Here's the core of that loop:

mov al, BYTE PTR [ebp+ebx]  ; 1
shld ebx, esi, 22           ; 2
shld ebx, esi, 6            ; 3
mov al, [eax]               ; 4
and ebx, ecx                ; 5
add esi, edi                ; 6
mov BYTE PTR [edx], al      ; 7

(SHLD is "shift left double", which in this case shifts %ebx:%esi as if it was a single 64-bit blob, storing 32 bits of the result to %ebx, fwiw.)

And what it does:

  1. Get the texture pixel from the texture into register %al. %ebp is the texture's base address, %ebx is the current offset into the texture. Pixels are 8 bits each.
  2. Fill %ebx with 10 bits of garbage, and 22 bits from %esi.
  3. Slide those 22 bits over in %ebx and slide in 6 more bits from %esi. The end result is the bottom 12 bits are now the two whole number portions of our fixed numbers. This clamps out the fractional part and lays out %ebx so you have an offset into the texture data that represents an X,Y coordinate.
  4. Do a palette lookup for the texture pixel. I love this trick: %eax already has a pointer to a 256-byte table that starts on an 256-byte aligned address, so when the first instruction overwrites %al with a pixel value, %eax now points to the exact address in the table for the palette entry it wants.
  5. Make sure %ebx doesn't overflow the texture by ANDing it against the mask (the texture size in bytes minus 1, in this case). This makes the texture repeat if necessary.
  6. Here's the magic. Remember how you can add fixed point values like integers and it'll work out? It works when you have two of them at 16-bit precision, mushed into two halves of the same register, too! %edi has the step values I mentioned, so this one ADD instruction updates two fixed point numbers in one opcode here...being in the same 32-bit register, when the lower bits overflow, it will bias the fractional part of the upper fixed-point number. I'm not sure if this just turned out to be no big deal, since we're talking about fairly low fidelity graphics here, or if this actually helps with texture mapping at various angles.
  7. Write the final pixel value to the framebuffer. [edx] was more complicated than this, but I chopped out some stuff to make this more readable.

I guess what I want you to take away from this is that everyone thinks assembly code is really verbose, and sure, yeah...but you can also cram so many side effects and darn-near-magic into a handful of instructions. It's pretty mind-blowing.


You must log in to comment.

in reply to @icculus's post:

One more benefit, fixed point math is deterministic across all hardware (assuming identical 32/64 bit sizes). Meaning given the same inputs, you will get the same outputs everytime. Which can be a huge advantage to developing multiplayer games, or in situations where you want to reproduce the same output game state given identical inputs.

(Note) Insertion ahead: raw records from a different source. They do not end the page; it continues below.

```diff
diff --git a/minimap2-fpga_amd/mm2chain/batch.py b/minimap2-fpga_amd/mm2chain/batch.py
--- a/minimap2-fpga_amd/mm2chain/batch.py
+++ b/minimap2-fpga_amd/mm2chain/batch.py
@@ -149,6 +149,11 @@
         buf = C.create_string_buffer(192)
         N.check(self.lib.mm2c_plan_last_variant(self.handle, buf, len(buf)), "mm2c_plan_last_variant")
         return buf.value.decode()
+
+    def last_classes(self):
+        buf = (C.c_ubyte * max(self.n_tasks, 1))()
+        N.check(self.lib.mm2c_plan_last_classes(self.handle, buf, self.n_tasks), "mm2c_plan_last_classes")
+        return bytes(buf)[:self.n_tasks]
 
     def last_prepass_ms(self):
         ms = C.c_float(0)
```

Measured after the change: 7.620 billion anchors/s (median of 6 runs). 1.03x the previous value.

Unlike floating point which can depending on hardware and runtime config have small error values that can accumulate over time leading to divergent non-deterministic simulations.

Fixed point representation saw a full revival with the older GLES 1.1 embedded hardware on pre-and-around the first iPhone, before being all but wiped out by GLES 2.0. The specification explicitly allowed 16.16 fixed point representations to work with cruddy CPU cores that didn't have an FPU (or had a virtual FPU unit), but somehow still had a GPU core. Of course, the secret was that client code did all the work to turn floating point numbers into fixed point representations at the API boundary, then sent it to the driver, which internally converted them back to floating point.